diff --git a/semivl_amd/csrc/gemm_planes_h2.hip b/semivl_amd/csrc/gemm_planes_h2.hip
--- a/semivl_amd/csrc/gemm_planes_h2.hip
+++ b/semivl_amd/csrc/gemm_planes_h2.hip
@@ -5,15 +5,14 @@
 
 namespace {
 
-__global__ __launch_bounds__(256) void pack_planes_h2_kernel(const float* __restrict__ x, long ld, long ks, long rows, int K,
-                                                             char* __restrict__ planes, long p_ks, long row_off,
-                                                             int* __restrict__ sexp, float* __restrict__ rnorm,
-                                                             unsigned* __restrict__ tensor_amax) {
+__device__ __forceinline__ void pack_planes_h2_block(const float* __restrict__ x, long ld, long ks, long rows, int K,
+                                                     char* __restrict__ planes, long p_ks, long row_off,
+                                                     int* __restrict__ sexp, float* __restrict__ rnorm,
+                                                     unsigned* __restrict__ tensor_amax, long rb, int ys, int nys) {
   __shared__ float s_max[8][32];
   __shared__ double s_sq[8][32];
   __shared__ int s_e[32];
   const int tid = threadIdx.x;
-  const long rb = blockIdx.x;
   const bool rowmajor = ks == 1;
   const bool fast = rowmajor && (ld & 3) == 0 && ((reinterpret_cast<uintptr_t>(x) & 15) == 0) && (K & 3) == 0;
   if (rowmajor) {
@@ -69,7 +68,7 @@
     const long rr = row_off + rb * 32 + tid;
     sexp[rr] = e;
     if (rnorm) rnorm[rr] = r < rows ? (float)(sqrt(sq) * (1.0 + 1e-6)) : 0.f;
-    if (tensor_amax && blockIdx.y == 0) {
+    if (tensor_amax && ys == 0) {
       float m = r < rows ? amax : 0.f;
 #pragma unroll
       for (int o = 16; o > 0; o >>= 1) m = fmaxf(m, __shfl_xor(m, o, 64));
@@ -78,7 +77,7 @@
   }
   __syncthreads();
   const int nkg = K >> 4;
-  const int kg_lo = (int)((long)nkg * blockIdx.y / gridDim.y), kg_hi = (int)((long)nkg * (blockIdx.y + 1) / gridDim.y);
+  const int kg_lo = (int)((long)nkg * ys / nys), kg_hi = (int)((long)nkg * (ys + 1) / nys);
   for (int idx = kg_lo * 64 + tid; idx < kg_hi * 64; idx += 256) {
     const int r31 = idx & 31, h = (idx >> 5) & 1, kg = idx >> 6;
     const long r = rb * 32 + r31;
@@ -105,6 +104,51 @@
   }
 }
 
+__global__ __launch_bounds__(256) void pack_planes_h2_kernel(const float* __restrict__ x, long ld, long ks, long rows, int K,
+                                                             char* __restrict__ planes, long p_ks, long row_off,
+                                                             int* __restrict__ sexp, float* __restrict__ rnorm,
+                                                             unsigned* __restrict__ tensor_amax) {
+  pack_planes_h2_block(x, ld, ks, rows, K, planes, p_ks, row_off, sexp, rnorm, tensor_amax, blockIdx.x, (int)blockIdx.y,
+                       (int)gridDim.y);
+}
+
+constexpr int PACK_BATCH = 40;
+struct PackBatchItem {
+  const float* x;
+  long ld, ks, rows;
+  char* planes;
+  long p_ks;
+  int* sexp;
+  float* rnorm;
+  int K, nys;
+};
+struct PackBatchP {
+  PackBatchItem it[PACK_BATCH];
+  int start[PACK_BATCH + 1];
+  int n;
+};
+static_assert(sizeof(PackBatchP) <= 4096, "the table must fit the kernel-argument segment");
+
+__global__ __launch_bounds__(256) void pack_planes_h2_batch_kernel(const PackBatchP p) {
+  int i = 0;
+  while (i + 1 < p.n && (int)blockIdx.x >= p.start[i + 1]) ++i;
+  const int local = (int)blockIdx.x - p.start[i];
+  const int nrb = (int)((p.it[i].rows + 31) >> 5);
+  pack_planes_h2_block(p.it[i].x, p.it[i].ld, p.it[i].ks, p.it[i].rows, p.it[i].K, p.it[i].planes, p.it[i].p_ks, 0,
+                       p.it[i].sexp, p.it[i].rnorm, nullptr, local % nrb, local / nrb, p.it[i].nys);
+}
+
+int pack_ysplit(long blocks, int K) {
+  int ysplit = 1;
+  if (blocks < 256) {
+    ysplit = (int)(512 / blocks);
+    if (ysplit > 8) ysplit = 8;
+    if (ysplit > (K >> 6)) ysplit = K >> 6;
+    if (ysplit < 1) ysplit = 1;
+  }
+  return ysplit;
+}
+
 }
 
 extern "C" int svl_split_planes_f16x2(const float* x, int64_t ld, int64_t k_stride, int64_t rows, int K, void* planes,
@@ -114,16 +158,43 @@
                     row_off >= 0 && (planes_rows & 255) == 0 && (row_off & 31) == 0,
                 "svl_split_planes_f16x2: bad args (K %% 16, planes_rows %% 256, row_off %% 32 must be 0; sexp required)");
   const long blocks = (rows + 31) / 32;
-  int ysplit = 1;
-  if (blocks < 256) {
-    ysplit = (int)(512 / blocks);
-    if (ysplit > 8) ysplit = 8;
-    if (ysplit > (K >> 6)) ysplit = K >> 6;
-    if (ysplit < 1) ysplit = 1;
-  }
+  const int ysplit = pack_ysplit(blocks, K);
   if (tensor_amax) SVL_HIP_CHECK(hipMemsetAsync(tensor_amax, 0, 4, (hipStream_t)stream));
   hipLaunchKernelGGL(pack_planes_h2_kernel, dim3((unsigned)blocks, (unsigned)ysplit), dim3(256), 0, (hipStream_t)stream, x, (long)ld,
                      (long)k_stride, (long)rows, K, (char*)planes, (long)planes_rows * 64, (long)row_off, sexp, rnorm, tensor_amax);
   SVL_LAUNCH_CHECK("svl_split_planes_f16x2");
   return SVL_OK;
 }
+
+extern "C" int svl_split_planes_f16x2_batch(const svl_pack_item* items, int n, svl_stream_t stream) {
+  SVL_CHECK_ARG(items && n > 0, "svl_split_planes_f16x2_batch: bad args");
+  for (int i = 0; i < n; ++i) {
+    const svl_pack_item& t = items[i];
+    SVL_CHECK_ARG(t.x && t.planes && t.sexp && t.rows > 0 && t.rows < (1L << 30) && t.K > 0 && (t.K & 15) == 0 && t.k_stride >= 1 &&
+                      t.planes_rows >= t.rows && (t.planes_rows & 255) == 0,
+                  "svl_split_planes_f16x2_batch: bad item %d (K %% 16, planes_rows %% 256 must be 0; sexp required)", i);
+  }
+  for (int i0 = 0; i0 < n;) {
+    PackBatchP p;
+    memset(&p, 0, sizeof(p));
+    long total = 0;
+    int m = 0;
+    for (; m < PACK_BATCH && i0 + m < n; ++m) {
+      const svl_pack_item& t = items[i0 + m];
+      const long blocks = (t.rows + 31) / 32;
+      const int ys = pack_ysplit(blocks, t.K);
+      if (m > 0 && total + blocks * ys > (1L << 30)) break;
+      PackBatchItem& d = p.it[m];
+      d.x = t.x; d.ld = (long)t.ld; d.ks = (long)t.k_stride; d.rows = (long)t.rows; d.K = t.K; d.nys = ys;
+      d.planes = static_cast<char*>(t.planes); d.p_ks = (long)t.planes_rows * 64; d.sexp = t.sexp; d.rnorm = t.rnorm;
+      p.start[m] = (int)total;
+      total += blocks * ys;
+    }
+    p.start[m] = (int)total;
+    p.n = m;
+    hipLaunchKernelGGL(pack_planes_h2_batch_kernel, dim3((unsigned)total), dim3(256), 0, (hipStream_t)stream, p);
+    SVL_LAUNCH_CHECK("svl_split_planes_f16x2_batch");
+    i0 += m;
+  }
+  return SVL_OK;
+}
diff --git a/semivl_amd/csrc/norm.hip b/semivl_amd/csrc/norm.hip
--- a/semivl_amd/csrc/norm.hip
+++ b/semivl_amd/csrc/norm.hip
@@ -460,6 +460,29 @@
     *d = accumulate ? (*d + v) : v;
   }
 }
+__global__ __launch_bounds__(256) void batch_sum_kernel(const float* __restrict__ src, int B, long n, long bs,
+                                                        float* __restrict__ dst, int accumulate, int vec) {
+  const long gid = (long)blockIdx.x * blockDim.x + threadIdx.x, gsz = (long)gridDim.x * blockDim.x;
+  const long nv = vec ? n >> 2 : 0;
+  for (long i = gid; i < nv; i += gsz) {
+    const float4* s = reinterpret_cast<const float4*>(src) + i;
+    float4 a = accumulate ? reinterpret_cast<const float4*>(dst)[i] : *s;
+#pragma unroll 8
+    for (int b = accumulate ? 0 : 1; b < B; ++b) {
+      const float4 x = s[(long)b * (bs >> 2)];
+      a.x = __fadd_rn(a.x, x.x);
+      a.y = __fadd_rn(a.y, x.y);
+      a.z = __fadd_rn(a.z, x.z);
+      a.w = __fadd_rn(a.w, x.w);
+    }
+    reinterpret_cast<float4*>(dst)[i] = a;
+  }
+  for (long i = nv * 4 + gid; i < n; i += gsz) {
+    float a = accumulate ? dst[i] : src[i];
+    for (int b = accumulate ? 0 : 1; b < B; ++b) a = __fadd_rn(a, src[(long)b * bs + i]);
+    dst[i] = a;
+  }
+}
 __global__ void affine_planes_kernel(const float* __restrict__ x, long planes, int C, long HW, const float* __restrict__ k,
                                      float* __restrict__ y) {
   const long n = planes * HW;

▶ WHAT TO DO: Each line in the records above with "accumulate" must be returned.

▶ ANSWER BELOW:
     *d = accumulate ? (*d + v) : v;
+                                                        float* __restrict__ dst, int accumulate, int vec) {
+    float4 a = accumulate ? reinterpret_cast<const float4*>(dst)[i] : *s;
+    for (int b = accumulate ? 0 : 1; b < B; ++b) {
+    float a = accumulate ? dst[i] : src[i];
+    for (int b = accumulate ? 0 : 1; b < B; ++b) a = __fadd_rn(a, src[(long)b * bs + i]);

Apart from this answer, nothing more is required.